%%
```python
VP = C.c_void_p
SIGNATURES = {
    "hc_last_error": (C.c_char_p, []),
    "hc_init": (C.c_int, [C.c_int]),
    "hc_device_count": (C.c_int, [c_int_p]),
    "hc_set_stream": (C.c_int, [VP]),
    "hc_synchronize": (C.c_int, []),
    "hc_fork": (C.c_int, []),
    "hc_route": (C.c_int, [C.c_int]),
    "hc_join": (C.c_int, []),
    "hc_side_stream": (C.c_int, [C.POINTER(VP)]),
    "hc_set_overlap": (C.c_int, [C.c_int]),
    "hc_comm_init_env": (C.c_int, []),
    "hc_comm_init": (C.c_int, [C.c_int, C.c_int, C.c_int, C.c_char_p, C.c_int, C.c_int, C.c_int]),
    "hc_comm_finalize": (C.c_int, []),
    "hc_comm_info": (C.c_int, [c_int_p, c_int_p, c_int_p]),
    "hc_comm_barrier": (C.c_int, []),
    "hc_comm_allreduce": (C.c_int, [c_double_p, C.c_int, C.c_int]),
    "hc_comm_bcast": (C.c_int, [VP, C.c_size_t, C.c_int]),
    "hc_comm_allgather": (C.c_int, [VP, C.c_size_t, VP]),
    "hc_comm_exchange_host": (C.c_int, [C.c_int, VP, C.c_size_t, VP, C.c_size_t, VP, C.c_size_t, VP, C.c_size_t]),
    "hc_slab_stats": (C.c_int, [VP, c_double_p, C.c_int]),
    "hcl_slab_refresh_halos": (C.c_int, [VP, C.c_int]),
    "hcp_slab_sync_placement": (C.c_int, [VP, c_long_p]),
    "hcp_set_envelope": (C.c_int, [VP, C.c_double, c_double_p]),
    "hcp_envelope": (C.c_int, [VP, c_double_p, c_long_p]),
    "hcp_set_deletion_mode": (C.c_int, [VP, C.c_int]),
    "hcp_delete_incomplete_cells": (C.c_int, [VP, c_long_p]),
    "hcp_deletion_counts": (C.c_int, [VP, c_long_p, c_long_p, c_long_p, c_long_p]),
    "hcp_download_alive": (C.c_int, [VP, VP]),
    "hc_profile_enable": (C.c_int, [C.c_int]),
    "hc_profile_read": (C.c_int, [C.c_char_p, c_double_p, c_long_p]),
    "hc_profile_reset": (C.c_int, []),
    "hc_build_tag": (C.c_char_p, []),
    "hc_measure_copy_bandwidth": (C.c_int, [C.c_size_t, C.c_int, c_double_p]),
    "hcl_node_counts": (C.c_int, [VP, c_long_p]),
    "hc_debug_ibm_per_vertex": (C.c_int, [C.c_int]),
    "hc_set_reproducible_spread": (C.c_int, [C.c_int]),
    "hc_debug_force_plane_padding": (C.c_int, [C.c_int]),
    "hcl_create": (C.c_int, [C.POINTER(VP), C.c_int, C.c_int, C.c_int, c_int_p, C.c_double, C.c_int, C.c_int, C.c_int]),
    "hcl_destroy": (C.c_int, [VP]),
    "hcl_set_mask": (C.c_int, [VP, VP]),
    "hcl_init_equilibrium": (C.c_int, [VP, C.c_double, c_double_p]),
    "hcl_set_body_force_regions": (C.c_int, [VP, C.c_int, C.POINTER(C.c_int), c_double_p]),
    "hcl_set_body_force": (C.c_int, [VP, c_double_p]),
    "hcl_set_wall_velocity": (C.c_int, [VP, C.c_int, c_double_p]),
    "hcl_collide_stream": (C.c_int, [VP, C.c_int]),
    "hcl_set_lees_edwards": (C.c_int, [VP, C.c_double, C.c_double]),
    "hcl_set_lees_edwards_displacement": (C.c_int, [VP, C.c_double, C.c_double]),
    "hcl_lees_edwards_apply": (C.c_int, [VP]),
    "hcl_lees_edwards_state": (C.c_int, [VP, c_double_p]),
    "hcl_open_boundary_add": (C.c_int, [VP, C.c_int, C.c_int, c_int_p, C.c_int, c_int_p]),
    "hcl_open_boundary_add_box": (C.c_int, [VP, C.c_int, C.c_int, c_int_p, c_int_p, c_int_p]),
    "hcl_open_boundary_add_axis": (C.c_int, [VP, C.c_int, C.c_int, C.c_int, c_int_p, C.c_int, c_int_p]),
    "hcl_open_boundary_add_box_axis": (C.c_int, [VP, C.c_int, C.c_int, C.c_int, c_int_p, c_int_p, c_int_p]),
    "hcl_open_boundary_axes": (C.c_int, [VP, c_int_p, C.c_int, c_int_p]),
    "hcl_open_boundary_clear": (C.c_int, [VP]),
    "hcl_open_boundary_slots": (C.c_int, [VP, c_int_p, C.c_int, c_int_p]),
    "hcl_open_boundary_set_velocity": (C.c_int, [VP, C.c_int, C.c_int, VP, C.c_int]),
    "hcl_open_boundary_set_density": (C.c_int, [VP, C.c_int, C.c_int, VP, C.c_int]),
    "hcl_open_boundary_values": (C.c_int, [VP, C.c_int, C.c_int, c_double_p]),
    "hcl_plane_velocity": (C.c_int, [VP, C.c_int, c_int_p, C.c_int, VP, C.c_int]),
    "hcl_collide_stream_part": (C.c_int, [VP, C.c_int]),
    "hcl_step_end": (C.c_int, [VP]),
    "hcl_download_populations": (C.c_int, [VP, c_double_p]),
    "hcl_upload_populations": (C.c_int, [VP, c_double_p]),
    "hcl_download_rho_u": (C.c_int, [VP, c_double_p, c_double_p]),
    "hcl_download_pi_neq": (C.c_int, [VP, c_double_p]),
    "hcl_download_ibm_force": (C.c_int, [VP, c_double_p]),
    "hcl_zero_ibm_force": (C.c_int, [VP]),
    "hcl_halo_doubles": (C.c_size_t, [VP, C.c_int]),
    "hcl_halo_pack": (C.c_int, [VP, C.c_int, C.c_int, VP]),
    "hcl_halo_unpack": (C.c_int, [VP, C.c_int, C.c_int, VP]),
    "hcl_halo_pack_next": (C.c_int, [VP, C.c_int, C.c_int, VP]),
    "hcl_face_velocity_pack": (C.c_int, [VP, C.c_int, VP]),
    "hcl_face_velocity_pack_both": (C.c_int, [VP, VP, VP]),
    "hcl_halo_pack_both": (C.c_int, [VP, VP, VP, C.c_int]),
    "hcl_halo_unpack_both": (C.c_int, [VP, VP, VP]),
    "hcl_zero_force_halos": (C.c_int, [VP]),
    "hcl_download_face_velocity": (C.c_int, [VP, C.c_int, c_double_p]),
    "hcl_dims": (C.c_int, [VP, c_int_p]),
    "hcl_mlups_bytes_per_node": (C.c_double, [VP]),
    "hc_params_base": (C.c_int, [C.POINTER(Params)] + [C.c_double] * 5),
    "hcp_celltype_create": (C.c_int, [C.POINTER(VP), C.c_int, C.c_int, C.POINTER(Params), C.POINTER(Material)]),
    "hcp_celltype_create_wbc": (C.c_int, [C.POINTER(VP), C.c_int, C.POINTER(Params), C.POINTER(Material),
                                          C.POINTER(WbcMaterial)]),
    "hcp_celltype_wbc_constants": (C.c_int, [VP, c_double_p]),
    "hcp_celltype_create_ex": (C.c_int, [C.POINTER(VP), C.POINTER(Params), C.POINTER(CellTypeSpec)]),
    "hcp_celltype_malaria_constants": (C.c_int, [VP, c_double_p]),
    "hcp_celltype_destroy": (C.c_int, [VP]),
    "hcp_celltype_sizes": (C.c_int, [VP, c_int_p]),
    "hcp_celltype_tables": (C.c_int, [VP, c_double_p, c_long_p, c_long_p, c_double_p, c_double_p, c_double_p,
                                      c_long_p, c_double_p, c_double_p]),
    "hcp_celltype_tables2": (C.c_int, [VP, c_long_p, c_long_p, c_long_p, c_double_p, c_int_p]),
    "hcp_create": (C.c_int, [C.POINTER(VP), VP, C.POINTER(Params)]),
    "hcp_destroy": (C.c_int, [VP]),
    "hcp_add_type": (C.c_int, [VP, VP, C.c_int, c_int_p]),
    "hcp_add_cell": (C.c_int, [VP, C.c_int, C.c_long, c_double_p, c_double_p, C.c_double, c_int_p]),
    "hcp_add_cell_unchecked": (C.c_int, [VP, C.c_int, C.c_long, c_double_p, c_double_p]),
    "hcp_counts": (C.c_int, [VP, c_long_p, c_long_p, c_long_p]),
    "hcp_type_range": (C.c_int, [VP, C.c_int, c_long_p, c_long_p]),
    "hcp_download": (C.c_int, [VP, C.c_int, c_double_p]),
    "hcp_upload": (C.c_int, [VP, C.c_int, c_double_p]),
    "hcp_download_cell_ids": (C.c_int, [VP, c_long_p]),
    "hcp_download_records": (C.c_int, [VP, C.c_void_p, C.c_long]),
    "hcp_upload_records": (C.c_int, [VP, C.c_void_p, C.c_long]),
    "hcp_add_vertex_force": (C.c_int, [VP, c_long_p, C.c_int, c_double_p]),
    "hcp_set_repulsion": (C.c_int, [VP, C.c_double, C.c_double, C.c_int]),
    "hcp_repulsion": (C.c_int, [VP]),
    "hcp_download_repulsion": (C.c_int, [VP, c_double_p]),
    "hcl_fluid_stats": (C.c_int, [VP, C.c_int, c_double_p, C.POINTER(C.c_long)]),
    "hcp_vertex_stats": (C.c_int, [VP, C.c_int, c_double_p, C.POINTER(C.c_long)]),
    "hcp_set_boundary_repulsion": (C.c_int, [VP, C.c_double, C.c_double, C.c_int]),
    "hcp_boundary_repulsion": (C.c_int, [VP]),
    "hcp_spread": (C.c_int, [VP, C.c_int]),
    "hcp_interpolate": (C.c_int, [VP]),
    "hcp_interpolate_cells": (C.c_int, [VP, C.c_int, c_int_p, C.c_int]),
    "hcp_advance": (C.c_int, [VP, C.c_int]),
    "hcp_mechanics": (C.c_int, [VP, C.c_long, C.c_int]),
    "hcp_mechanics_components": (C.c_int, [VP, C.c_int, c_double_p]),
    "hc_iterate": (C.c_int, [VP, VP, c_long_p, C.c_int, C.c_int, C.c_int, C.c_int]),
    "hcp_cell_extents": (C.c_int, [VP, C.c_int, c_double_p]),
# ... 44 lines not shown
```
%%
- _Assignment_: Among the records, find all lines that include the string "Params" and return them.

- _Your solution_:
    "hc_params_base": (C.c_int, [C.POINTER(Params)] + [C.c_double] * 5),
    "hcp_celltype_create": (C.c_int, [C.POINTER(VP), C.c_int, C.c_int, C.POINTER(Params), C.POINTER(Material)]),
    "hcp_celltype_create_wbc": (C.c_int, [C.POINTER(VP), C.c_int, C.POINTER(Params), C.POINTER(Material),
    "hcp_celltype_create_ex": (C.c_int, [C.POINTER(VP), C.POINTER(Params), C.POINTER(CellTypeSpec)]),
    "hcp_create": (C.c_int, [C.POINTER(VP), VP, C.POINTER(Params)]),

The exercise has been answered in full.